Give the records again in full, exactly as written.

━━━━

struct FfLayout {
  int cols, wave_bytes;
// ... 281 lines not shown
    const int ns = R.act0 ? cc[2 * j] : 0, nf = R.act0 ? cc[2 * j + 1] : 0;
    uint2* lst = ff_list(d, slot, rc, j, sector_cap);
    for (int w = gl; w < mw; w += FF_LPR) mk[w] = 0u;
    const int nsw = (int)wave_max_u32((uint32_t)ns), nfw = (int)wave_max_u32((uint32_t)nf);
    constexpr int KU = 32 / FF_LPR;
    if (nsw <= (BIG ? 64 : 32)) ff_pick_regs<(BIG ? 2 : 1) * KU, false>(P, R, ns, lst, 1, mk, mw, gl);
    else if (nsw <= (BIG ? 128 : 64)) ff_pick_regs<(BIG ? 4 : 2) * KU, false>(P, R, ns, lst, 1, mk, mw, gl);
    else if (nsw <= (BIG ? 192 : 96) && !d.opt_fe_cand) ff_pick_regs<(BIG ? 6 : 3) * KU, false>(P, R, ns, lst, 1, mk, mw, gl);
    else ff_pick_mem<false>(P, R, ns, nsw, lst, 1, mk, mw, gl);
    __builtin_amdgcn_wave_barrier();
    if (nfw <= 32 && !(d.opt_fe_cand && nfw > 8)) ff_pick_regs<KU, true>(P, R, nf, lst + sector_cap - 1, -1, mk, mw, gl);
    else if (BIG && nfw <= 64 && !d.opt_fe_cand) ff_pick_regs<2 * KU, true>(P, R, nf, lst + sector_cap - 1, -1, mk, mw, gl);
    else ff_pick_mem<true>(P, R, nf, nfw, lst + sector_cap - 1, -1, mk, mw, gl);
    __builtin_amdgcn_wave_barrier();
  }
  if (rv && gl == 0) {
    int* c = st_cnt_of(d, slot, ring);
    c[F_SHARP] = R.n_sharp; c[F_LSHARP] = R.n_ls; c[F_FLAT] = R.n_flat;
  }
}

#ifndef FO_BLOCK
#define FO_BLOCK 256
#endif
#define FO_NB 256
#define FO_U 4
#define FO_CAP_PCT 72
#define FO_INVALID 0xFFFFFFFFu
#define FO_END 0xFFFFu
#define FO_SPIN_LIMIT (1 << 22)
#define FO_ALIAS_INTS (6 * ((FE_MAXH + LO_CH - 1) / LO_CH) > 768 ? 6 * ((FE_MAXH + LO_CH - 1) / LO_CH) : 768)
#define FO_STATIC_LDS (928 + 4 * FO_ALIAS_INTS)
#ifndef FO_BUDGET_BIG
#define FO_BUDGET_BIG 53248
#endif
#ifndef FO_KEYED
#define FO_KEYED 1
#endif
#ifndef FO_STAGE
#define FO_STAGE 0
#endif
struct FoLayout { int cap; int keyed; };
__host__ __device__ inline FoLayout fo_layout(int H) {
  const int budget = 12 * H + FO_STATIC_LDS > 40960 ? FO_BUDGET_BIG : 40960;
  FoLayout L;
  L.keyed = FO_KEYED && 14 * H + FO_STATIC_LDS <= budget;
  const int by_pct = (H * FO_CAP_PCT / 100 + 15) & ~15, by_lds = (budget - FO_STATIC_LDS - (L.keyed ? 14 : 12) * H) / 16;
  L.cap = !FO_STAGE || by_lds <= 0 ? 0 : (by_pct < by_lds ? by_pct : (by_lds & ~15));
  return L;
}
static size_t fo_lds_bytes(int H) { const FoLayout L = fo_layout(H); return std::max((size_t)(L.keyed ? 14 : 12) * H + (size_t)16 * L.cap, (size_t)6 * 65 * 4); }

DEV_INLINE uint32_t mad_u24(uint32_t a, uint32_t b, uint32_t c) { uint32_t r; asm("v_mad_u32_u24 %0, %1, %2, %3" : "=v"(r) : "v"(a), "v"(b), "v"(c)); return r; }

#ifdef ALEGO_TIMING
__device__ long long fo_times[24];
extern "C" void alego_fo_times(long long* out) { (void)hipMemcpyFromSymbol(out, HIP_SYMBOL(fo_times), sizeof(long long) * 24); }
#ifndef FO_TICK_RING
#define FO_TICK_RING 8
#endif
#define FO_TICK(k) do { if (threadIdx.x == 0 && ring == FO_TICK_RING && blockIdx.x == 0) fo_times[k] = wall_clock64(); } while (0)
#elif defined(FO_STOP_AFTER)
#define FO_TICK(k) do { if ((k) == FO_STOP_AFTER) { if (threadIdx.x == 0) __hip_atomic_store(fe_sync_of(d, slot, ring), (epoch << 16), __ATOMIC_RELAXED, __HIP_MEMORY_SCOPE_AGENT); return; } } while (0)
#else
#define FO_TICK(k)
#endif

DEV_INLINE void fo_picks_out(const DevCtx& d, int slot, unsigned char* smem) {
  fe_concat_picks<FO_BLOCK>(d, slot, fbuf(slot, cur_in_flight(d, slot)), reinterpret_cast<int (*)[65]>(smem), d.n_launch == 1);
}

━━━━

◆ TASK SOLUTION:
struct FfLayout {
  int cols, wave_bytes;
// ... 281 lines not shown
    const int ns = R.act0 ? cc[2 * j] : 0, nf = R.act0 ? cc[2 * j + 1] : 0;
    uint2* lst = ff_list(d, slot, rc, j, sector_cap);
    for (int w = gl; w < mw; w += FF_LPR) mk[w] = 0u;
    const int nsw = (int)wave_max_u32((uint32_t)ns), nfw = (int)wave_max_u32((uint32_t)nf);
    constexpr int KU = 32 / FF_LPR;
    if (nsw <= (BIG ? 64 : 32)) ff_pick_regs<(BIG ? 2 : 1) * KU, false>(P, R, ns, lst, 1, mk, mw, gl);
    else if (nsw <= (BIG ? 128 : 64)) ff_pick_regs<(BIG ? 4 : 2) * KU, false>(P, R, ns, lst, 1, mk, mw, gl);
    else if (nsw <= (BIG ? 192 : 96) && !d.opt_fe_cand) ff_pick_regs<(BIG ? 6 : 3) * KU, false>(P, R, ns, lst, 1, mk, mw, gl);
    else ff_pick_mem<false>(P, R, ns, nsw, lst, 1, mk, mw, gl);
    __builtin_amdgcn_wave_barrier();
    if (nfw <= 32 && !(d.opt_fe_cand && nfw > 8)) ff_pick_regs<KU, true>(P, R, nf, lst + sector_cap - 1, -1, mk, mw, gl);
    else if (BIG && nfw <= 64 && !d.opt_fe_cand) ff_pick_regs<2 * KU, true>(P, R, nf, lst + sector_cap - 1, -1, mk, mw, gl);
    else ff_pick_mem<true>(P, R, nf, nfw, lst + sector_cap - 1, -1, mk, mw, gl);
    __builtin_amdgcn_wave_barrier();
  }
  if (rv && gl == 0) {
    int* c = st_cnt_of(d, slot, ring);
    c[F_SHARP] = R.n_sharp; c[F_LSHARP] = R.n_ls; c[F_FLAT] = R.n_flat;
  }
}

#ifndef FO_BLOCK
#define FO_BLOCK 256
#endif
#define FO_NB 256
#define FO_U 4
#define FO_CAP_PCT 72
#define FO_INVALID 0xFFFFFFFFu
#define FO_END 0xFFFFu
#define FO_SPIN_LIMIT (1 << 22)
#define FO_ALIAS_INTS (6 * ((FE_MAXH + LO_CH - 1) / LO_CH) > 768 ? 6 * ((FE_MAXH + LO_CH - 1) / LO_CH) : 768)
#define FO_STATIC_LDS (928 + 4 * FO_ALIAS_INTS)
#ifndef FO_BUDGET_BIG
#define FO_BUDGET_BIG 53248
#endif
#ifndef FO_KEYED
#define FO_KEYED 1
#endif
#ifndef FO_STAGE
#define FO_STAGE 0
#endif
struct FoLayout { int cap; int keyed; };
__host__ __device__ inline FoLayout fo_layout(int H) {
  const int budget = 12 * H + FO_STATIC_LDS > 40960 ? FO_BUDGET_BIG : 40960;
  FoLayout L;
  L.keyed = FO_KEYED && 14 * H + FO_STATIC_LDS <= budget;
  const int by_pct = (H * FO_CAP_PCT / 100 + 15) & ~15, by_lds = (budget - FO_STATIC_LDS - (L.keyed ? 14 : 12) * H) / 16;
  L.cap = !FO_STAGE || by_lds <= 0 ? 0 : (by_pct < by_lds ? by_pct : (by_lds & ~15));
  return L;
}
static size_t fo_lds_bytes(int H) { const FoLayout L = fo_layout(H); return std::max((size_t)(L.keyed ? 14 : 12) * H + (size_t)16 * L.cap, (size_t)6 * 65 * 4); }

DEV_INLINE uint32_t mad_u24(uint32_t a, uint32_t b, uint32_t c) { uint32_t r; asm("v_mad_u32_u24 %0, %1, %2, %3" : "=v"(r) : "v"(a), "v"(b), "v"(c)); return r; }

#ifdef ALEGO_TIMING
__device__ long long fo_times[24];
extern "C" void alego_fo_times(long long* out) { (void)hipMemcpyFromSymbol(out, HIP_SYMBOL(fo_times), sizeof(long long) * 24); }
#ifndef FO_TICK_RING
#define FO_TICK_RING 8
#endif
#define FO_TICK(k) do { if (threadIdx.x == 0 && ring == FO_TICK_RING && blockIdx.x == 0) fo_times[k] = wall_clock64(); } while (0)
#elif defined(FO_STOP_AFTER)
#define FO_TICK(k) do { if ((k) == FO_STOP_AFTER) { if (threadIdx.x == 0) __hip_atomic_store(fe_sync_of(d, slot, ring), (epoch << 16), __ATOMIC_RELAXED, __HIP_MEMORY_SCOPE_AGENT); return; } } while (0)
#else
#define FO_TICK(k)
#endif

DEV_INLINE void fo_picks_out(const DevCtx& d, int slot, unsigned char* smem) {
  fe_concat_picks<FO_BLOCK>(d, slot, fbuf(slot, cur_in_flight(d, slot)), reinterpret_cast<int (*)[65]>(smem), d.n_launch == 1);
}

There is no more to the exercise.